Once the verb phrases have been found, we can prune through the sentence noun chunks to find those that are around the verb phrase containing the root.
A step-by-step explanation follows.
In step 1, we import the necessary packages and the find_root_of_sentence
function from the previous recipe. In step 2, we initialize the spacy
engine, and in step 3, we initialize a list with the sentences we will be using.
In step 4, we compile part of speech patterns that we will use for finding relations. For these two sentences, the patterns are AUX
, VERB
, ADP
, and AUX
.
In step 5, we create the contains_root
function, which will make sure that a verb phrase contains the root of the sentence. It does that by checking the index of the root and making sure that it falls within the verb phrase span boundaries.
In step 6, we create the get_verb_phrases
function, which extracts all the verb phrases from the Doc
object that is passed in. It uses the part of speech patterns we created in step 4.
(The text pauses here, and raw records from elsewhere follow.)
@@ -3983,10 +4026,10 @@
     DevArr<TileAdd> adds;
     DevArr<uint4> items, pages;
     DevArr<Slab> slabs;
-    DevArr<unsigned long long> tile_mask;
+    DevArr<unsigned long long> tile_mask, tile_mask_kept;
 };
 #define SVGR_SPARE_ARRAYS(X) X(edge_path) X(band_start) X(band_count) X(pair_idx) X(slab_at) X(seg_cnt) X(seg_off) X(lane_off) X(band_item0) \
-    X(entries) X(edges) X(cell_hdr) X(work_block) X(cell_plan) X(tile_info) X(adds) X(items) X(pages) X(slabs) X(tile_mask)
+    X(entries) X(edges) X(cell_hdr) X(work_block) X(cell_plan) X(tile_info) X(adds) X(items) X(pages) X(slabs) X(tile_mask) X(tile_mask_kept)
 static void spare_stash(svgr_batch* b) {
     svgr_ctx* c = b->ctx;
     if (!b->sized || !b->has_vp || b->own.world > 1 || b->n_segs <= 4096 || !b->edges.p || !b->cell_plan.p || getenv("SVGR_NO_SPARE")) return;
@@ -4012,7 +4055,7 @@
     b->mask_words = w->mask_words; b->add_shards = w->add_shards; b->n_adds = w->n_adds; b->adds_roomy = w->adds_roomy;
     b->n_bands = (b->vp[2] + TR - 1) / TR;
     b->masks_zeroed = false;
-    b->slab_at_valid = false; b->slabs_current = false;
+    b->slab_at_valid = false; b->slabs_current = false; b->lists_current = false;
     b->sized = true;
     for (int k = 0; k < 4; ++k) b->sized_vp[k] = b->vp[k];
     return true;
@@ -4030,6 +4073,7 @@
     const int ns = (int)b->n_segs, np = (int)b->n_paths;
     if (!b->arena_zeroed) HIPCHK(hipMemsetAsync(b->arena.p, 0, b->arena_bytes, st));
     b->arena_zeroed = false;
+    if (upto < 4) b->lists_current = false;
     const bool listed = use_vp && b->own.world > 1 && b->n_seg_list >= 0;
     const int n_items = listed ? (int)b->n_seg_list : ns;
     if (upto == 1) b->fl_sub = choose_fl_sub(b, n_items);
@@ -4066,7 +4110,7 @@
         if (upto == 1 && !b->late_scan)
             SVGR_LAUNCH(k_seg_scan, dim3(1), dim3(1024), 0, st, (const int*)b->seg_cnt.p, ns, b->seg_off.p);
         if (upto == 0 || (upto == 1 && b->census_bbox)) {
-            b->slabs_current = false;
+            b->slabs_current = false; b->lists_current = false;
             SVGR_LAUNCH(k_path_bbox, grid1((size_t)std::max(np_walk, 1), 64), dim3(64), 0, st, (const unsigned long long*)b->pkeys(),
                                np_walk, use_vp ? 1 : 0, b->vp[0], b->vp[1], b->vp[2], b->vp[3], b->bbox.p, b->bins.p, b->bd(), 1, plist,
                                (Slab*)nullptr, 0, b->own, (const int*)nullptr, (const int*)nullptr, 0, (const int*)nullptr);
@@ -4075,10 +4119,11 @@
     }
     if (ns > 0) {
         const bool lane_places = !b->safe_path;
+        const bool keep_edge_path = b->planned && lane_places && b->lane_off.p && b->lane_off.cap >= ((size_t)ns << fl_sub) && !b->fl_scan;
         auto launch_fl = [&](auto kern, int* places) {
             SVGR_LAUNCH(kern, fgrid, dim3(FL_BLOCK), 0, st, (const double*)b->segs.p,
                                (const uint8_t*)b->seg_kind.p, (const int*)b->seg_path.p, (const double*)b->path_m6.p, ns, b->thr,
-                               b->edges.p, b->edge_path.p, b->shards, b->pkeys(), b->bd(), b->own, b->vp[0],
+                               b->edges.p, keep_edge_path ? (int*)nullptr : b->edge_path.p, b->shards, b->pkeys(), b->bd(), b->own, b->vp[0],
                                n_bands_vp, prow, seg_list, n_items, (int*)nullptr, (const int*)b->seg_off.p,
                                cap_i32(std::min(b->edge_path.cap, b->edges.cap / 4)), places, (int*)nullptr, (unsigned long long*)nullptr);
         };
@@ -4117,6 +4162,7 @@
     if (upto == 2) return 0;
     const int owned = count_owned_bands(b->own, b->n_bands);
     const bool clear_in_be = owned > 0 && !keep_lists && upto >= 4 && !b->masks_zeroed && b->tile_mask.p && b->own.world <= 1;
+    if (!keep_lists) b->lists_current = false;
     if (owned > 0 && !keep_lists)
         SVGR_LAUNCH(k_band_entries, dim3(owned), dim3(BE_BLOCK), 0, st, (const PathBin*)b->bins.p, np_walk, plist,
                            (const int*)b->bbox.p, b->band_start.p, b->band_count.p, b->band_item0.p, b->entries.p,
@@ -4138,6 +4184,14 @@
         pb_dbg = buf;
     }
 #endif
+    const size_t mask_n = b->mask_bytes() / sizeof(unsigned long long);
+    const bool lists_for_plan = slabs_for_plan && placed && owned > 0 && b->n_ctiles() > 0 && b->tile_mask.p && b->tile_mask_kept.p &&
+                                b->tile_mask.cap >= mask_n && b->tile_mask_kept.cap >= mask_n;
+    const svgr_batch::ListsMade lists_now{b->items.p, b->pages.p, b->tile_info.p, b->entries.p, b->bins.p, b->bbox.p, b->cell_hdr.p, b->cell_plan.p,
+                                          b->tile_mask.p, b->tile_mask_kept.p, b->items.cap, b->pages.cap, b->tile_info.cap, b->entries.cap,
+                                          b->bins.cap, b->bbox.cap, b->cell_hdr.cap, b->cell_plan.cap, b->tile_mask.cap, b->tile_mask_kept.cap,
+                                          b->n_ctiles(), b->mask_words, owned, {b->vp[0], b->vp[1], b->vp[2], b->vp[3]}};
+    const bool lists_kept = lists_for_plan && keep_slabs && b->lists_current && b->lists_made == lists_now;
     if (b->n_slabs > 0) {
         b->masks_zeroed = false;
         auto launch_pb = [&](auto kern) {
@@ -4152,8 +4206,10 @@
         };
         const bool bounded = !placed && !b->count_adds_only && b->adds.p && b->adds_roomy && !b->safe_path && !getenv("SVGR_SAFE_PATH");
         if (getenv("SVGR_DBG_PLAN"))
-            fprintf(stderr, "[geometry] k_path_build<%d>%s, %lld slabs, slab table %s\n", placed ? 1 : bounded ? 2 : 0,
-                    b->count_adds_only ? " measuring" : "", (long long)b->n_slabs, keep_slabs ? "kept" : "written");
+            fprintf(stderr, "[geometry] k_path_build<%d>%s, %lld slabs, tile lists %s, slab table %s\n", placed ? 1 : bounded ? 2 : 0,
+                    b->count_adds_only ? " measuring" : "", (long long)b->n_slabs,
+                    lists_kept ? "kept" : "rebuilt" ,
+                    keep_slabs ? "kept" : "written");
         if (placed) launch_pb(k_path_build<1>); else if (bounded) launch_pb(k_path_build<2>); else launch_pb(k_path_build<0>);
 #ifdef SVGR_DBG_PB_STAMP
         if (pb_dbg && b->planned && !b->count_adds_only) {
@@ -4180,12 +4236,26 @@
 #endif
     }
     if (owned > 0 && b->n_ctiles() > 0) {
+        if (lists_kept)
+            if (const char* sb = getenv("SVGR_DBG_STALE_BAND")) {
+                const int band = atoi(sb);
+                if (band >= 0 && band < b->n_bands) {
+                    unsigned long long* const w0 = b->tile_mask_kept.p + (size_t)band * b->n_ctiles() * 2 * b->mask_words;
+                    HIPCHK(hipMemcpyAsync(&b->stale_word, w0, sizeof(unsigned long long), hipMemcpyDeviceToHost, st));
+                    HIPCHK(hipStreamSynchronize(st));
+                    b->stale_word ^= 1ull;
+                    HIPCHK(hipMemcpyAsync(w0, &b->stale_word, sizeof(unsigned long long), hipMemcpyHostToDevice, st));
+                }
+            }
         SVGR_LAUNCH(k_tile_lists, dim3(owned), dim3(TL_BLOCK), 0, st, (const int*)b->band_start.p, (const int*)b->band_item0.p,
                            (const TileEntry*)b->entries.p, b->tile_mask.p, b->mask_words, b->n_ctiles(), b->vp[1], b->own, owned,
                            b->tile_info.p, b->pages.p, b->items.p, (const CellHdr*)b->cell_hdr.p, cap_i32(b->items.cap), cap_i32(b->cell_hdr.cap), b->bd(),
-                           keep_lists ? (const PathBin*)b->bins.p : (const PathBin*)nullptr, (const int*)b->bbox.p);
+                           keep_lists ? (const PathBin*)b->bins.p : (const PathBin*)nullptr, (const int*)b->bbox.p,
+                           lists_for_plan ? b->tile_mask_kept.p : (unsigned long long*)nullptr, lists_kept ? 1 : 0);
         b->masks_zeroed = true;
     }
+    b->lists_current = lists_for_plan;
+    b->lists_made = lists_now;
     return 0;
 }
 
@@ -4784,14 +4854,14 @@
         HIPCHK(hipMemcpyAsync(b->path_m6.p, b->keep(path_m6, mbytes), mbytes, hipMemcpyHostToDevice, b->ctx->stream));
         HIPCHK(b->note_upload(b->ctx->stream));
     }
-    b->planned = false; b->slab_at_valid = false; b->slabs_current = false; b->slab_order_pending = false;
+    b->planned = false; b->slab_at_valid = false; b->slabs_current = false; b->lists_current = false; b->slab_order_pending = false;
     return 0;
 }
 
 int svgr_batch_set_bands(svgr_batch* b, int rank, int world, int strip_bands) {
     if (!b || world <= 0 || rank < 0 || rank >= world || strip_bands <= 0) return fail(SVGR_E_INVALID, "bad band selection");
     b->own = Owner{rank, world, strip_bands};
-    b->planned = false; b->slab_at_valid = false; b->slabs_current = false; b->slab_order_pending = false;
+    b->planned = false; b->slab_at_valid = false; b->slabs_current = false; b->lists_current = false; b->slab_order_pending = false;
     b->sized = false;
     b->n_seg_list = -1;
     return 0;
@@ -5021,7 +5091,7 @@
             if (int rc = plan_slab_order(b)) return rc;
         }
         if (fin != 0) return fin;
-        b->planned = false; b->slabs_current = false;
+        b->planned = false; b->slabs_current = false; b->lists_current = false;
     }
     return 0;
 }
@@ -5100,7 +5170,7 @@
         for (int64_t i = 0; i < n; ++i) {
             svgr_batch* b = batches[i];
             HIPCHK(enter_ctx(b->ctx));
-            b->planned = false; b->slab_at_valid = false; b->slabs_current = false; b->slab_order_pending = false;
+            b->planned = false; b->slab_at_valid = false; b->slabs_current = false; b->lists_current = false; b->slab_order_pending = false;
             b->geometry_fresh = false; b->geometry_current = false;
             const int is = no_spec ? 0 : spec_issue(b, (char*)b->ctx->pinned + stage_off[(size_t)i]);
             if (is < 0) return is;
@@ -5130,7 +5200,7 @@
 }
 
 static int plan_slab_order(svgr_batch* b) {
-    b->slab_at_valid = false; b->slabs_current = false;
+    b->slab_at_valid = false; b->slabs_current = false; b->lists_current = false;
     b->slab_order_late = false;
     if (getenv("SVGR_SAFE_PATH")) return 0;
     const size_t np = (size_t)b->n_paths;
@@ -5257,6 +5327,7 @@
     }
     b->mask_words = (int)std::max<int64_t>(((int64_t)std::max(longest, 1) + 63) / 64, 1);
     b->masks_zeroed = false;
+    b->lists_current = false;
     {
         const size_t n_e = (size_t)std::max<int64_t>(b->n_edges, 1), n_c = (size_t)std::max<int64_t>(b->n_cells, 1);
         const size_t n_pairs = (size_t)std::max<int64_t>(b->n_pb, 1), n_bd = (size_t)b->n_bands + 1;
@@ -5274,6 +5345,7 @@
             c.take(b->entries, n_pairs);
             c.take(b->pair_idx, n_pairs);
             c.take(b->tile_mask, b->mask_bytes() / sizeof(unsigned long long) + 1);
+            c.take(b->tile_mask_kept, b->mask_bytes() / sizeof(unsigned long long) + 1);
             c.take(b->tile_info, n_tiles);
             c.take(b->pages, owned * (size_t)std::max(b->n_ctiles(), 1) * PAGE_STRIDE);
             c.take(b->items, n_c);
@@ -5283,7 +5355,7 @@
         layout(sizing);
         b->edges.release(); b->edge_path.release(); b->band_start.release(); b->band_count.release(); b->band_item0.release();
         b->cell_hdr.release(); b->cell_plan.release(); b->slabs.release(); b->entries.release(); b->pair_idx.release();
-        b->tile_mask.release(); b->tile_info.release(); b->pages.release(); b->items.release(); b->adds.release();
+        b->tile_mask.release(); b->tile_mask_kept.release(); b->tile_info.release(); b->pages.release(); b->items.release(); b->adds.release();
         b->work_block.release();
         if ((rc = b->work_block.ensure(sizing.at))) return rc;
         Carver carve;
@@ -5335,7 +5407,7 @@
     if (!b) return fail(SVGR_E_INVALID, "batch is NULL");
     HIPCHK(enter_ctx(b->ctx));
     b->defer_bbox = false;
-    b->planned = false; b->slab_at_valid = false; b->slabs_current = false; b->slab_order_pending = false;
+    b->planned = false; b->slab_at_valid = false; b->slabs_current = false; b->lists_current = false; b->slab_order_pending = false;
     b->geometry_fresh = false; b->geometry_current = false;
     {
         const bool no_spec = getenv("SVGR_NO_SPECULATIVE_PLAN") != nullptr;
@@ -5347,7 +5419,7 @@
         const int tp = plan_two_pass(b);
         if (tp < 0) return tp;
         if (tp > 0) return 0;
-        b->planned = false; b->slab_at_valid = false; b->slabs_current = false; b->slab_order_pending = false;
+        b->planned = false; b->slab_at_valid = false; b->slabs_current = false; b->lists_current = false; b->slab_order_pending = false;
         b->geometry_fresh = false; b->geometry_current = false;
     }
     if (int rc = b->layout_arena()) return rc;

In step 7, we create the longer_verb_phrase
function, which will find the longest verb phrase from a list. We do this because some verb phrases might be shorter than necessary. For example, in the sentence All living things are made of cells, both are and are made of will be found.
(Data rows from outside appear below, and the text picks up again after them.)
constexpr int HX_PX = 736;
constexpr int HX_PLANE = HX_PX * 32;
constexpr int HX_PAD = 16;
constexpr int HS2_PX = 416;
constexpr int HS2_PLANE = HS2_PX * 32;
int halo_launch(int mode, const ConvArgs& a, int items, int splits, int reflect, hipStream_t st);
int halo2d_launch(int mode, const ConvArgs& a, int mw, int splits, int reflect, hipStream_t st);
int halo_s2_launch(const ConvArgs& a, int items, int splits, hipStream_t st);
int whalo_launch(const ConvArgs& a, int items, int ksteps, int splits, hipStream_t st);
int& conv_arith_ref();
bool stem_s2d_applies(const ConvShape& s, const TensorIn& x, const TensorOut& y);
int stem_s2d_launch(const ConvShape& s, const ConvArgs& a, hipStream_t st);
bool stem_wgrad_s2d_applies(const ConvShape& s, const TensorIn& x);
int stem_wgrad_blocks(const ConvShape& s);
int stem_wgrad_s2d_launch(const ConvShape& s, const ConvArgs& a, hipStream_t st);

template <int P_ = 0>
__global__ __launch_bounds__(256) void splitk_reduce_px4_kernel(ConvArgs a, int splits) {
  const long idx = 4 * ((long)blockIdx.x * 256 + threadIdx.x);
  const long total = (long)a.g.M * a.g.N;
  if (idx >= total) return;
  const int m = (int)(idx / a.g.N);
  const long nn = idx - (long)m * a.g.N;
  float4 v = make_float4(0.f, 0.f, 0.f, 0.f);
#pragma unroll 4
  for (int s = 0; s < splits; ++s) {
    const float4 t = *reinterpret_cast<const float4*>(a.slab + (long)s * total + idx);
    v.x += t.x; v.y += t.y; v.z += t.z; v.w += t.w;
  }
  const TensorOut& o = a.out;
  const int img = (int)fdiv((uint32_t)nn, a.fd_pix);
  const long pix = nn - (long)img * a.fd_pix.d, HoWo = a.fd_pix.d;
  float r[4] = {v.x, v.y, v.z, v.w};
#pragma unroll
  for (int q = 0; q < 4; ++q) {
    if (o.bias) r[q] += o.bias[m];
    r[q] = apply_act(r[q], o.act);
  }
  float* dst = (m < o.c0) ? o.p0 + (long)img * o.bs0 + (long)m * HoWo + pix
                          : o.p1 + (long)img * o.bs1 + (long)(m - o.c0) * HoWo + pix;
  float4 w = make_float4(r[0], r[1], r[2], r[3]);
  if (o.accumulate) {
    const float4 d = *reinterpret_cast<const float4*>(dst);
    w.x = d.x + w.x; w.y = d.y + w.y; w.z = d.z + w.z; w.w = d.w + w.w;
  }
  *reinterpret_cast<float4*>(dst) = w;
}

template <int P_ = 0>
__global__ __launch_bounds__(256) void splitk_reduce_px_kernel(ConvArgs a, int splits, int phase, FastDiv fdN,
                                                               FastDiv fdT) {
  uint32_t idx = blockIdx.x * 256u + threadIdx.x;
  const uint32_t total = fdT.d;
  int cls = 0, y0 = a.ph_y0, x0 = a.ph_x0;
  if (phase && a.ph_S > 0) {
    cls = (int)fdiv(idx, fdT);
    if (cls >= 4) return;
    idx -= (uint32_t)cls * total;
    y0 = a.ph_y0c[cls];
    x0 = a.ph_x0c[cls];
  } else if (idx >= total) {
    return;
  }
  const int m = (int)fdiv(idx, fdN);
  const uint32_t nn = idx - (uint32_t)m * fdN.d;
  const float* p = a.slab + (size_t)cls * splits * total + idx;
  float v = 0.f;
  int s = 0;
  for (; s + 3 < splits; s += 4) {
    const float t0 = p[(size_t)s * total], t1 = p[(size_t)(s + 1) * total];
    const float t2 = p[(size_t)(s + 2) * total], t3 = p[(size_t)(s + 3) * total];
    v += t0;
    v += t1;
    v += t2;
    v += t3;
  }
  for (; s < splits; ++s) v += p[(size_t)s * total];
  int img;
  long pix, plane;
  out_pixel(a, phase != 0, y0, x0, (long)nn, img, pix, plane);
  store_out(a.out, m, img, pix, plane, v);
}

template <bool SMALL>
__global__ __launch_bounds__(256) void fold_reflect_kernel(const float* __restrict__ src, int splits, long ss,
                                                           long sn, long sc, TensorOut o, FastDiv fd_hw,
                                                           FastDiv fd_w, FastDiv fd_c, uint32_t total) {
  constexpr int NR = SMALL ? 3 : 2;
  const uint32_t idx = blockIdx.x * 256u + threadIdx.x;
  if (idx >= total) return;
  const int H = (int)fd_hw.d / (int)fd_w.d, W = (int)fd_w.d, P = W + 2;
  const uint32_t nc = fdiv(idx, fd_hw);
// ... 640 lines not shown

namespace {

constexpr int TARGET_BLOCKS = 1536;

In step 8, we create the find_noun_phrase
function, which finds noun phrases on either side of the verb. We specify the side as a parameter.
In step 9, we create the find_triplet
function, which will find triplets of subject-relation-object in a sentence. In this function, first, we process the sentence with spaCy. Then, we use the functions defined in the previous steps to find the longest verb phrase and the nouns to the left- and right-hand sides of it.
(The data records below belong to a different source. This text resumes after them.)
__device__ __forceinline__ uint32_t time_ms_dev(uint32_t d_cm, uint32_t dkph) {
  if (d_cm > 11930464u) return time_ms(d_cm, dkph);
  const uint32_t D = dkph ? dkph : 1u;
  return (uint32_t)((double)(d_cm * 360u) / (double)D);
}

__device__ __forceinline__ void desc_from_rec(const uint4& a, const uint4& c, uint32_t road, uint32_t s, int mode,
                                              uint32_t acc, uint4& d0, uint4& d1) {
  uint32_t spf = (a.w != kNone && edge_ok(c.y, acc)) ? mode_speed_dkph(mode, c.y & 0xffffu) : 0u;
  uint32_t spr = (c.x != kNone && edge_ok(c.z, acc)) ? mode_speed_dkph(mode, c.z & 0xffffu) : 0u;
  if (a.w != kNone && edge_ok(c.y, acc) && spf == 0u) spf = 1u;
  if (c.x != kNone && edge_ok(c.z, acc) && spr == 0u) spr = 1u;
  d0 = make_uint4(road, s, a.z, spf | (spr << 16));
  d1 = make_uint4(a.x, a.y, spf ? time_ms_dev(s, spf) : 0xffffffffu, spr ? time_ms_dev(a.z - s, spr) : 0xffffffffu);
}

__device__ __forceinline__ void make_desc(const DevGraph& g, uint32_t road, uint32_t s, int mode, uint4& d0,
                                          uint4& d1) {
  desc_from_rec(g.road_rec[2 * (uint64_t)road], g.road_rec[2 * (uint64_t)road + 1], road, s, mode, mode_access(mode),
                d0, d1);
}

__device__ __forceinline__ void put_cand(const DevGraph& g, const DevBatch& b, uint64_t p, uint32_t rank, uint32_t road,
                                         uint32_t s, float sq, int mode) {
  uint4 d0, d1;
  make_desc(g, road, s, mode, d0, d1);
  const uint64_t at = p * kMaxCand + rank;
  b.cand_desc[2 * at] = d0;
  b.cand_desc[2 * at + 1] = d1;
  b.cand_sq[at] = sq;
}

#define K1_UNIFORM_STOP(c) (__ballot(c) == 0ull)

#ifndef RM_K1_ROWS
#define RM_K1_ROWS 4
#endif
constexpr int kK1Rows = RM_K1_ROWS;
#ifndef RM_K1_BATCH
#define RM_K1_BATCH 4
#endif
constexpr int kK1Batch = RM_K1_BATCH;
#ifndef RM_K1_SLOTS
#define RM_K1_SLOTS 16
#endif
constexpr int kK1Slots = RM_K1_SLOTS;
static_assert(kK1Slots % 4 == 0 && kK1Slots <= kMaxCand, "K1 slots");
#ifndef RM_K1_WPE
#define RM_K1_WPE 1
#endif
__global__ void __launch_bounds__(256) __attribute__((amdgpu_waves_per_eu(RM_K1_WPE))) k_candidates_lane(DevGraph g, DevBatch b) {
  uint64_t p = (uint64_t)blockIdx.x * blockDim.x + threadIdx.x;
  if (b.perm) {
    const uint64_t r = (uint64_t)xcd_block(blockIdx.x, gridDim.x) * blockDim.x + threadIdx.x;
    if (r >= b.P) return;
    p = b.perm[r];
  }
  if (p >= b.P) return;
  const uint32_t k = b.slot_trace[p];
  const uint32_t o = b.trace_off[k];
  const uint32_t s = (uint32_t)(p - o);
  if (s >= b.n_states[k]) return;
  const MatchOptions op = b.opts[b.trace_opt[k]];
  const uint32_t acc = mode_access(op.mode);
  const uint32_t pt = o + b.state_orig[p];
  const float lon = b.lon[pt], lat = b.lat[pt];
  const float r = point_radius(op, b.acc[pt]);
  const float mlon = meters_per_lon(lat);
  const float mlat = (float)kMetersPerDegLat;
  const float r2 = r * r;
  const float pad = r * 1.01f + 0.5f;
  const float qlon = pad / mlon, qlat = pad / mlat;
  const double fx0 = floor(((double)(lon - qlon) - g.lon0) / g.dlon);
  const double fx1 = floor(((double)(lon + qlon) - g.lon0) / g.dlon);
  const double fy0 = floor(((double)(lat - qlat) - g.lat0) / g.dlat);
  const double fy1 = floor(((double)(lat + qlat) - g.lat0) / g.dlat);
  uint32_t rroad[kK1Slots], rs[kK1Slots];
  unsigned long long rbest[kK1Slots];
  uint32_t n = 0;
  bool ovf = false;
  if (!(fx1 < 0 || fy1 < 0 || fx0 > (double)(g.ncx - 1) || fy0 > (double)(g.ncy - 1))) {
    const uint32_t x0 = fx0 < 0 ? 0u : (uint32_t)fx0, y0 = fy0 < 0 ? 0u : (uint32_t)fy0;
    const uint32_t x1 = fx1 > (double)(g.ncx - 1) ? g.ncx - 1 : (uint32_t)fx1;
    const uint32_t y1 = fy1 > (double)(g.ncy - 1) ? g.ncy - 1 : (uint32_t)fy1;
    for (uint32_t w0 = y0; w0 <= y1 && !ovf; w0 += kK1Rows) {
      const uint32_t nrow = min(y1 - w0 + 1u, (uint32_t)kK1Rows);
      uint32_t ra[kK1Rows], re[kK1Rows], base[kK1Rows], end[kK1Rows];
#pragma unroll
      for (int r = 0; r < kK1Rows; ++r) {
        const uint32_t cy = w0 + min((uint32_t)r, nrow - 1u);
        ra[r] = g.cell_off[cy * g.ncx + x0];
        re[r] = g.cell_off[cy * g.ncx + x1 + 1];
      }
      uint32_t tot = 0;
#pragma unroll
      for (int r = 0; r < kK1Rows; ++r) {
        base[r] = ra[r] - tot;
        tot += (uint32_t)r < nrow ? re[r] - ra[r] : 0u;
        end[r] = tot;
      }
      for (uint32_t q0 = 0; q0 < tot && !ovf; q0 += kK1Batch) {
        uint4 r0[kK1Batch], r1[kK1Batch];
#pragma unroll
        for (int y = 0; y < kK1Batch; ++y) {
          const uint32_t q = min(q0 + (uint32_t)y, tot - 1u);
          uint32_t bq = base[0];
#pragma unroll
          for (int r = 1; r < kK1Rows; ++r)
            if (q >= end[r - 1]) bq = base[r];
          const uint64_t it = bq + q;
          r0[y] = g.cell_rec[2 * it];
          r1[y] = g.cell_rec[2 * it + 1];
        }
#pragma unroll
        for (int y = 0; y < kK1Batch; ++y) {
          if (q0 + y >= tot || ovf) break;
          if (!((r1[y].z >> 29) & acc)) continue;
          const float ax = (as_f(r0[y].x) - lon) * mlon, ay = (as_f(r0[y].y) - lat) * mlat;
          const float bx = (as_f(r0[y].z) - lon) * mlon, by = (as_f(r0[y].w) - lat) * mlat;
          if (outside_pad(ax, ay, bx, by, pad)) continue;
          float sq; uint32_t sc;
          project_rel(ax, ay, r1[y].x, bx, by, r1[y].y, sq, sc);
          if (!(sq <= r2)) continue;
          const uint32_t road = r1[y].z & 0x1fffffffu;
          const unsigned long long key = ((unsigned long long)__float_as_uint(sq) << 32) | r1[y].w;
          bool found = false;
#pragma unroll
          for (int x = 0; x < kK1Slots; ++x) {
            if (K1_UNIFORM_STOP(x < (int)n)) break;
            if (x < (int)n && rroad[x] == road) {
              found = true;
              if (key < rbest[x]) { rbest[x] = key; rs[x] = sc; }
            }
          }
          if (found) continue;
          if (n >= (uint32_t)kK1Slots) { ovf = true; break; }
#pragma unroll
          for (int x = 0; x < kK1Slots; ++x) {
            if (K1_UNIFORM_STOP(x <= (int)n)) break;
            if (x == (int)n) { rroad[x] = road; rbest[x] = key; rs[x] = sc; }
          }
          ++n;
        }
      }
    }
  }
  if (ovf) {
    const uint32_t q = atomicAdd(&b.ctl[kCtlK1LaneToWave], 1u);
    b.rl_cand[q] = (uint32_t)p;
    return;
  }
  const uint32_t cacc = mode_access(op.mode);
#pragma unroll
  for (int x0 = 0; x0 < kK1Slots; x0 += 4) {
    if (K1_UNIFORM_STOP(x0 < (int)n)) break;
    if (x0 >= (int)n) break;
    uint4 ra[4], rc[4];
#pragma unroll
    for (int y = 0; y < 4; ++y) {
      const uint64_t road = rroad[min(x0 + y, (int)n - 1)];
      ra[y] = g.road_rec[2 * road];
      rc[y] = g.road_rec[2 * road + 1];
    }
#pragma unroll
    for (int y = 0; y < 4; ++y) {
      const int x = x0 + y;
      if (x >= (int)n) break;
      const uint32_t sqb = (uint32_t)(rbest[x] >> 32);
      const unsigned long long kx = ((unsigned long long)sqb << 32) | rroad[x];
      uint32_t rank = 0;
#pragma unroll
      for (int z = 0; z < kK1Slots; ++z) {
        if (K1_UNIFORM_STOP(z < (int)n)) break;
        if (z >= (int)n) continue;
        rank += ((((rbest[z] >> 32) << 32) | rroad[z]) < kx) ? 1u : 0u;
      }
      uint4 d0, d1;
      desc_from_rec(ra[y], rc[y], rroad[x], rs[x], op.mode, cacc, d0, d1);
      const uint64_t at = p * kMaxCand + rank;
      b.cand_desc[2 * at] = d0;
      b.cand_desc[2 * at + 1] = d1;
      b.cand_sq[at] = __uint_as_float(sqb);
    }
  }
  b.cand_n[p] = (uint8_t)n;
}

In step 10, we apply the find_triplet
function to the two sentences we defined at the beginning. The resulting triplets are correct.
In this recipe, we made a few assumptions that will not always be correct. The first assumption is that there will only be one main verb phrase. The second assumption is that there will be a noun chunk on either side of the verb phrase. Once we start working with sentences that are complex or compound, or contain relative clauses, these assumptions no longer hold. I leave it as an exercise for you to work with more complex cases.
There's more…
Once you've parsed out the entities and relations, you might want to input them into a knowledge graph for further use. There are a variety of tools you can use to work with knowledge graphs, such as neo4j.